WHAT YOU NEED TO DO ->
The answer must consist of every line in the data below that holds the word "numel".

(Stored data)

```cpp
__global__ __launch_bounds__(1024) void gn_finalize3_kernel(const pd_gn_finalize_args a, int CB, int CBp) {
  __shared__ double ps[1024], pq[1024];
  __shared__ float mean_s[16], rstd_s[16];
  const int C = a.C0 + a.C1;
  const int n = blockIdx.x, tid = threadIdx.x;
  const int c_lo = blockIdx.y * CB, c_hi = min(C, c_lo + CB);
  const int cl = tid & (CBp - 1), sl = tid / CBp, S = 1024 / CBp;
  const int c = c_lo + cl;
  double s = 0.0, q = 0.0;
  if (cl < CB && c < c_hi) {
    const bool first = c < a.C0;
    const float* st = first ? a.stats0 : a.stats1;
    const int Cs = first ? a.C0 : a.C1, T = first ? a.T0 : a.T1, cc = first ? c : c - a.C0;
    const float* base = st + ((size_t)n * T * Cs + cc) * 2;
#pragma unroll 4
    for (int t = sl; t < T; t += S) {
      const float2 v = *(const float2*)(base + (size_t)t * Cs * 2);
      s += (double)v.x; q += (double)v.y;
    }
  }
  ps[tid] = s; pq[tid] = q;
  __syncthreads();
  for (int off = S >> 1; off > 0; off >>= 1) {
    if (sl < off) { ps[tid] += ps[tid + off * CBp]; pq[tid] += pq[tid + off * CBp]; }
    __syncthreads();
  }
  const int gs = C / a.groups;
  const int g_lo = c_lo / gs, ng = (c_hi - c_lo) / gs;
  if (tid < ng) {
    double ds = 0.0, dq = 0.0;
    for (int k = tid * gs; k < (tid + 1) * gs; ++k) { ds += ps[k]; dq += pq[k]; }
    const double cnt = (double)gs * (double)a.HW;
    const double mean = ds / cnt;
    double var = dq / cnt - mean * mean;
    if (var < 0.0) var = 0.0;
    mean_s[tid] = (float)mean;
    rstd_s[tid] = (float)(1.0 / sqrt(var + (double)a.eps));
    if (a.mean) { a.mean[n * a.groups + g_lo + tid] = mean_s[tid]; a.rstd[n * a.groups + g_lo + tid] = rstd_s[tid]; }
  }
  __syncthreads();
  if (tid < c_hi - c_lo) {
    const int cc = c_lo + tid;
    const int g = tid / gs;
    const float sc = rstd_s[g] * a.gamma[cc];
    gn_write_affine(a, n, C, cc, sc, a.beta[cc] - mean_s[g] * sc);
  }
}

__global__ __launch_bounds__(256) void ddim_step_kernel(const pd_ddim_step_args a) {
#pragma clang fp contract(off)
  const int64_t i0 = ((int64_t)blockIdx.x * 256 + threadIdx.x) * 4;
  if (i0 >= a.numel) return;
  const int cnt = (int)min((int64_t)4, a.numel - i0);
  float x[4], o[4], u[4], xp[4], x0v[4];
  if (cnt == 4) {
    f32x4 vx = *(const f32x4*)(a.sample + i0), vo = *(const f32x4*)(a.model_out + i0);
#pragma unroll
    for (int j = 0; j < 4; ++j) { x[j] = vx[j]; o[j] = vo[j]; }
    if (a.uncond_out) { f32x4 vu = *(const f32x4*)(a.uncond_out + i0);
#pragma unroll
      for (int j = 0; j < 4; ++j) u[j] = vu[j]; }
  } else {
    for (int j = 0; j < 4; ++j) { x[j] = j < cnt ? a.sample[i0 + j] : 0.f; o[j] = j < cnt ? a.model_out[i0 + j] : 0.f;
      u[j] = (a.uncond_out && j < cnt) ? a.uncond_out[i0 + j] : 0.f; }
  }
#pragma unroll
  for (int j = 0; j < 4; ++j) {
    float out = o[j];
    if (a.uncond_out) {
      const float w = a.w_per_sample ? a.w[(i0 + (j < cnt ? j : 0)) / a.per_sample] : a.w[0];
      out = a.guidance_cfg ? (o[j] + w * (o[j] - u[j])) : (u[j] + w * (o[j] - u[j]));
    }
    xp[j] = ddim_step_elem(a, x[j], out, x0v[j]);
  }
  if (cnt == 4) {
    *(f32x4*)(a.prev_sample + i0) = (f32x4){xp[0], xp[1], xp[2], xp[3]};
    if (a.pred_x0) *(f32x4*)(a.pred_x0 + i0) = (f32x4){x0v[0], x0v[1], x0v[2], x0v[3]};
  } else {
// ... 200 lines not shown
```

Baseline: 17.00 images/s.

## Add streaming conv variants for 32-channel 3x3 and stride-2 downsample layers

Adds a STREAM template form of the implicit-GEMM conv. The stride-1 8x32 form targets layers with 64 input channels and 32 output channels. It gives each of the four waves one pixel band over the single 32-wide output tile, loads both input chunks up front, stages them to LDS together, and runs the two MMA chunks without double-buffer handoffs. Weight loads are masked for rows past Cout. The stride-2 4x32 form uses a deeper weight ring (AR=9) and 3 waves-per-SIMD launch bounds for 64/128-channel downsamples. The aim is to cut serialization and idle waves on small-channel layers, at the cost of higher register pressure and added dispatch complexity.

```diff
diff --git a/phendiff_amd/csrc/conv_igemm.hip b/phendiff_amd/csrc/conv_igemm.hip
--- a/phendiff_amd/csrc/conv_igemm.hip
+++ b/phendiff_amd/csrc/conv_igemm.hip
@@ -12,6 +12,8 @@
 constexpr int CONV_PRO_DEFAULT = 1;
 constexpr int CONV_PRO_WPS = 3;
 constexpr int CONV_PRO_START = 8;
+constexpr int CONV_STREAM_DEFAULT = 1;
+constexpr int CONV_STREAM_AR = 9;
 template <int... I, typename F> __device__ __forceinline__ void pd_static_for_impl(std::integer_sequence<int, I...>, F&& f) { (f(std::integral_constant<int, I>{}), ...); }
 template <int N, typename F> __device__ __forceinline__ void pd_static_for(F&& f) { pd_static_for_impl(std::make_integer_sequence<int, N>{}, f); }
 constexpr int PRO_OPS = 37;
@@ -33,8 +35,11 @@
   return done;
 }
 __device__ __forceinline__ unsigned pd_lin_block() { return blockIdx.x + gridDim.x * (blockIdx.y + gridDim.y * blockIdx.z); }
-template <typename T, int KS, int STRIDE, int TH, int TW, bool DB, bool TAIL, int NCO = 1, bool PLAIN = false, int PRO = 0, bool STACK = false>
-__global__ __launch_bounds__(256, NCO == 2 ? 2 : (PRO ? CONV_PRO_WPS : (((KS == 1 || (KS == 3 && STRIDE == 1 && TH * TW == 256)) && sizeof(T) == 2) ? 3 : 2))) void conv_kernel(const ConvP p) {
+template <typename T, int KS, int STRIDE, int TH, int TW, bool DB, bool TAIL, int NCO = 1, bool PLAIN = false, int PRO = 0, bool STACK = false, bool STREAM = false>
+__global__ __launch_bounds__(256, STREAM ? 3 : (NCO == 2 ? 2 : (PRO ? CONV_PRO_WPS : (((KS == 1 || (KS == 3 && STRIDE == 1 && TH * TW == 256)) && sizeof(T) == 2) ? 3 : 2)))) void conv_kernel(const ConvP p) {
+  static_assert(!STREAM || (sizeof(T) == 2 && KS == 3 && !TAIL && NCO == 1 && PRO == 0 && !STACK && TW == 32 && ((STRIDE == 1 && DB && TH == 8) || (STRIDE == 2 && !DB && !PLAIN && TH == 4))),
+                "streaming forms: 16-bit 3x3 launches, the 8 x 32 stride-1 tile or the 4 x 32 stride-2 tile");
+  constexpr bool STREAM1 = STREAM && STRIDE == 1;
   static_assert(PRO == 0 || (!PLAIN && DB && KS == 3 && STRIDE == 1 && sizeof(T) == 2), "compile-time prologue: 16-bit 3x3 stride-1 double-buffered launches");
   static_assert(!TAIL || (DB && KS == 3 && STRIDE == 1), "fused shortcut tail: 3x3 stride-1 double-buffered variant only");
   static_assert(NCO == 1 || (NCO == 2 && DB && KS == 3 && STRIDE == 1), "two output tiles per workgroup: 3x3 stride-1 double-buffered variant only");
@@ -44,7 +49,7 @@
   using Frag = typename E::Frag;
   using SR = typename Stage<T>::R;
   constexpr int TP = TH * TW;
-  constexpr int NF = TP / 64;
+  constexpr int NF = STREAM1 ? TP / 128 : TP / 64;
   constexpr int RPF = 32 / TW;
   constexpr int IN_TH = STACK ? SG * 10 : (TH - 1) * STRIDE + KS;
   constexpr int IN_TW = (TW - 1) * STRIDE + KS;
@@ -76,7 +81,7 @@
   const int tid = threadIdx.x;
   const int lane = tid & 63;
   const int wave = __builtin_amdgcn_readfirstlane(tid >> 6);
-  const int wp = wave >> 1, wc = wave & 1;
+  const int wp = STREAM1 ? wave : wave >> 1, wc = STREAM1 ? 0 : wave & 1;
   const int r = lane & 31, h = lane >> 5;
   const int ct32 = co_t * (2 * NCO) + wc;
   const bool wave_active = (ct32 * 32) < p.Cout_pad;
@@ -115,8 +120,11 @@
 
   SR stage[NIT];
   float sc[8], sh[8];
+  SR stage1[STREAM1 ? NIT : 1];
+  float sc1[8], sh1[8];
   bool stage_plain = false;
-  auto issue_loads = [&](int chunk) {
+  auto issue_loads_to = [&](int chunk, auto second_c) {
+    constexpr bool SECOND = decltype(second_c)::value;
     int src, cch;
     if (!TAIL || chunk < p.n_main) { cch = chunk * 32; src = cch < p.C0 ? 0 : 1; if (src == 1) cch -= p.C0; }
     else { cch = (chunk - p.n_main) * 32; src = cch < p.Ct0 ? 2 : 3; if (src == 3) cch -= p.Ct0; }
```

ANSWER BELOW ->
  if (i0 >= a.numel) return;
  const int cnt = (int)min((int64_t)4, a.numel - i0);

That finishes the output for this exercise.